[Problem details] Go through the data and copy each line where the string "entry" appears.

[Task input]
# ecmwf/anemoi-models

Measured on AMD Instinct MI355X. Metric: mesh-node updates/sec (fwd step), higher is better.
Workload: dtype bf16; 1 GPU; N320->ico-6, 16 GT blocks, 1024 ch, batch 1, 2 x 90 input vars -> 80 output vars, full encoder+processor+decoder forward; mesh_nodes=40962, grid_nodes=542080, processor_blocks=16, rollout_steps=1, parallelism=single GPU, device=AMD Radeon Graphics

## Files before the change

anemoi_models_amd/_lib.py:

```python

from __future__ import annotations

import ctypes
import os
from ctypes import c_char_p
from ctypes import c_float
from ctypes import c_int
from ctypes import c_int64
from ctypes import c_uint32
from ctypes import c_void_p

import torch

_PKG_DIR = os.path.dirname(os.path.abspath(__file__))
LIB_PATH = os.path.join(_PKG_DIR, "lib", "libanemoi_amd.so")

ANEMOI_OK = 0
ANEMOI_ERR_INVALID = 1
ANEMOI_ERR_UNSUPPORTED = 2
ANEMOI_ERR_LAUNCH = 3

F32 = 0
BF16 = 1
I32 = 2
U8 = 3

ACT_NONE, ACT_GELU, ACT_SILU, ACT_RELU = 0, 1, 2, 3
ACT_CODES = {"Identity": ACT_NONE, "GELU": ACT_GELU, "SiLU": ACT_SILU, "ReLU": ACT_RELU}

LOSS_MSE, LOSS_MAE, LOSS_HUBER, LOSS_LOGCOSH = 0, 1, 2, 3
LOSS_KINDS = {"mse": LOSS_MSE, "mae": LOSS_MAE, "huber": LOSS_HUBER, "logcosh": LOSS_LOGCOSH}

ENS_AFCRPS, ENS_MEAN_SE, ENS_VARIANCE = 0, 1, 2
ENS_KINDS = {"afcrps": ENS_AFCRPS, "mean_se": ENS_MEAN_SE, "variance": ENS_VARIANCE}
ENS_MAX_MEMBERS = 16

COND_LN_MAX_K = 32


def cond_ln_padded_k(k: int) -> int:
    return 4 if k <= 4 else (8 if k <= 8 else (16 if k <= 16 else 32))


ABI_VERSION = 55

LINEAR_ENTRIES = {"linear": 0, "ln": 1, "stats": 2, "dual": 3, "actgrad": 4, "batched": 5}
LINEAR_KERNEL_NONE, LINEAR_KERNEL_128, LINEAR_KERNEL_PERSISTENT = 0, 1, 2
LINEAR_REST_NONE, LINEAR_REST_IN_LAUNCH, LINEAR_REST_SKINNY, LINEAR_REST_128 = 0, 1, 2, 3


class LinearArgs(ctypes.Structure):

    _fields_ = [
        ("struct_bytes", c_int64),
        ("entry", ctypes.c_int32), ("dtype", ctypes.c_int32), ("out_dtype", ctypes.c_int32), ("act", ctypes.c_int32),
        ("x", c_void_p), ("w", c_void_p), ("bias", c_void_p), ("colsum", c_void_p), ("stats", c_void_p),
        ("residual", c_void_p), ("y", c_void_p),
        ("ldx", c_int64), ("ldr", c_int64), ("ldy", c_int64), ("M", c_int64),
        ("N", ctypes.c_int32), ("K", ctypes.c_int32),
        ("workspace", c_void_p), ("workspace_bytes", c_int64), ("stats_out", c_void_p),
        ("stride_x", c_int64), ("stride_w", c_int64), ("stride_y", c_int64),
        ("batch", ctypes.c_int32), ("reserved", ctypes.c_int32),
    ]


class LinearRouteLaunch(ctypes.Structure):

    _fields_ = [
        ("row0", c_int64), ("rows", c_int64), ("tiles", c_int64),
        ("mh", ctypes.c_int32), ("blocks", ctypes.c_int32), ("tail_rows", ctypes.c_int32),
        ("stagger_phases", ctypes.c_int32), ("stagger_unit", ctypes.c_int32), ("reserved", ctypes.c_int32),
    ]


class LinearRoute(ctypes.Structure):

    _fields_ = [
        ("struct_bytes", c_int64),
        ("kernel", ctypes.c_int32), ("n_launches", ctypes.c_int32),
        ("launch", LinearRouteLaunch * 2),
        ("main_rows", c_int64),
        ("rest", ctypes.c_int32), ("nt", ctypes.c_int32),
        ("rest_row0", c_int64), ("rest_rows", c_int64), ("rs_rows", c_int64),
        ("vec_ok", ctypes.c_int32), ("split", ctypes.c_int32), ("model", ctypes.c_int32), ("reserved", ctypes.c_int32),
    ]


def linear_route(entry: str, **fields):
    args, route = LinearArgs(), LinearRoute()
    args.struct_bytes, route.struct_bytes = ctypes.sizeof(LinearArgs), ctypes.sizeof(LinearRoute)
    args.entry = LINEAR_ENTRIES[entry]
    for name, value in fields.items():
        setattr(args, name, value)
    return load().anemoi_linear_route(ctypes.byref(args), ctypes.byref(route)), route


class GtBlockArgs(ctypes.Structure):

    _fields_ = [
        ("struct_bytes", c_int64), ("n_dst", c_int64),
        ("dtype", ctypes.c_int32), ("C", ctypes.c_int32), ("H", ctypes.c_int32), ("up", ctypes.c_int32),
        ("hidden", ctypes.c_int32), ("act", ctypes.c_int32), ("k_proj", ctypes.c_int32), ("n_in", ctypes.c_int32),
        ("eps_mlp", c_float), ("eps_out", c_float),
        ("x", c_void_p), ("ldx", c_int64), ("x_stats", c_void_p),
        ("w_in", c_void_p), ("b_in", c_void_p), ("cs_in", c_void_p),
        ("sq", c_void_p), ("ld_sq", c_int64),
        ("q", c_void_p), ("k", c_void_p), ("v", c_void_p), ("x_r", c_void_p), ("u", c_void_p),
        ("ldq", c_int64), ("ldkv", c_int64), ("ldr", c_int64), ("ldu", c_int64),
        ("edge_attr", c_void_p), ("rowptr", c_void_p), ("col", c_void_p),
        ("att", c_void_p), ("ld_att", c_int64),
        ("w_proj", c_void_p), ("b_proj", c_void_p), ("res", c_void_p), ("ld_res", c_int64), ("y", c_void_p),
        ("y_stats", c_void_p),
        ("w_fc1", c_void_p), ("b_fc1", c_void_p), ("cs_fc1", c_void_p), ("h", c_void_p),
        ("w_fc2", c_void_p), ("b_fc2", c_void_p), ("out", c_void_p), ("out_stats", c_void_p),
        ("stats_ws", c_void_p), ("stats_ws_bytes", c_int64),
        ("run_ptr", c_void_p), ("run_perm", c_void_p), ("n_runs", c_int64),
        ("sched", c_void_p), ("sched_slots", ctypes.c_int32), ("sched_steps", ctypes.c_int32), ("n_src", c_int64),
        ("run_dst", c_void_p), ("n_edges", c_int64),
        ("tile_hdr", c_void_p), ("tile_dst", c_void_p), ("tile_src", c_void_p), ("tile_slot", c_void_p), ("tile_xcd", c_void_p),
        ("tile_max_per_xcd", ctypes.c_int32), ("tile_src_cap", ctypes.c_int32), ("tile_edge_cap", ctypes.c_int32),
        ("tile_pad", ctypes.c_int32),
    ]

class TfmBlockArgs(ctypes.Structure):

    _fields_ = [
        ("struct_bytes", c_int64), ("rows", c_int64),
        ("dtype", ctypes.c_int32), ("B", ctypes.c_int32), ("S", ctypes.c_int32), ("C", ctypes.c_int32), ("H", ctypes.c_int32),
        ("hidden", ctypes.c_int32), ("act", ctypes.c_int32), ("window", ctypes.c_int32),
        ("eps1", c_float), ("eps2", c_float),
        ("dropout_p", c_float), ("dropout_seed", c_uint32), ("dropout_seed_dev", c_void_p),
        ("dropout_h0", ctypes.c_int32), ("dropout_h_total", ctypes.c_int32),
        ("x", c_void_p), ("ldx", c_int64),
        ("ln1_w", c_void_p), ("ln1_b", c_void_p), ("ln2_w", c_void_p), ("ln2_b", c_void_p),
        ("w_qkv", c_void_p), ("b_qkv", c_void_p), ("w_proj", c_void_p), ("b_proj", c_void_p),
        ("w_fc1", c_void_p), ("b_fc1", c_void_p), ("w_fc2", c_void_p), ("b_fc2", c_void_p),
        ("h_ln", c_void_p), ("qkv", c_void_p), ("att", c_void_p), ("y", c_void_p), ("h", c_void_p),
        ("mhsa_ws", c_void_p), ("out", c_void_p),
    ]


OPT_MAX_TENSORS = 88
OPT_CHUNK = 4096
OPT_CONSTS = 8
OPT_SKIP_ALL = 3
OPT_SUMSQ_DEPTH = OPT_CHUNK // 256 + 6 + 3


class MultiTensorArgs(ctypes.Structure):

    _fields_ = [
        ("struct_bytes", c_int64), ("n_tensors", c_int64),
        ("numel", c_void_p), ("params", c_void_p), ("grads", c_void_p), ("exp_avg", c_void_p), ("exp_avg_sq", c_void_p),
        ("workspace", c_void_p), ("workspace_floats", c_int64), ("sumsq", c_void_p), ("consts", c_void_p), ("coef", c_void_p),
        ("beta1", ctypes.c_double), ("beta2", ctypes.c_double), ("eps", ctypes.c_double),
    ]


class AdamwConstantsArgs(ctypes.Structure):

    _fields_ = [
        ("struct_bytes", c_int64), ("n_groups", c_int64),
        ("step", c_void_p), ("lr_dev", c_void_p), ("lr", c_void_p), ("beta1", c_void_p), ("beta2", c_void_p),
        ("weight_decay", c_void_p), ("sumsq", c_void_p), ("skipped", c_void_p), ("consts", c_void_p),
        ("max_norm", c_float), ("has_max_norm", ctypes.c_int32), ("skip_nonfinite", ctypes.c_int32),
        ("reserved", ctypes.c_int32),
    ]


AVERAGE_EMA, AVERAGE_SWA = 0, 1
AVG_CONSTS = 4
LR_MAX_GROUPS = 32


class AverageConstantsArgs(ctypes.Structure):

    _fields_ = [
        ("struct_bytes", c_int64), ("n_averaged", c_void_p), ("step", c_void_p), ("skip", c_void_p), ("avg", c_void_p),
        ("decay", ctypes.c_double), ("start_step", c_int64), ("every", c_int64),
        ("kind", ctypes.c_int32), ("use_warmup", ctypes.c_int32),
    ]


class MultiAverageArgs(ctypes.Structure):

    _fields_ = [
        ("struct_bytes", c_int64), ("n_tensors", c_int64), ("numel", c_void_p), ("params", c_void_p), ("shadow", c_void_p),
        ("avg", c_void_p),
    ]


class MultiSwapArgs(ctypes.Structure):

    _fields_ = [("struct_bytes", c_int64), ("n_tensors", c_int64), ("numel", c_void_p), ("a", c_void_p), ("b", c_void_p)]


class LrScheduleArgs(ctypes.Structure):

    _fields_ = [
        ("struct_bytes", c_int64), ("n_groups", c_int64), ("step", c_void_p), ("lr", c_void_p), ("base", c_void_p),
        ("lr_min", c_void_p), ("warmup_start", c_void_p), ("warmup_steps", c_void_p), ("total_steps", c_void_p),
        ("warmup_prefix", c_void_p),
    ]
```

[Response below]
        ("entry", ctypes.c_int32), ("dtype", ctypes.c_int32), ("out_dtype", ctypes.c_int32), ("act", ctypes.c_int32),
def linear_route(entry: str, **fields):
    args.entry = LINEAR_ENTRIES[entry]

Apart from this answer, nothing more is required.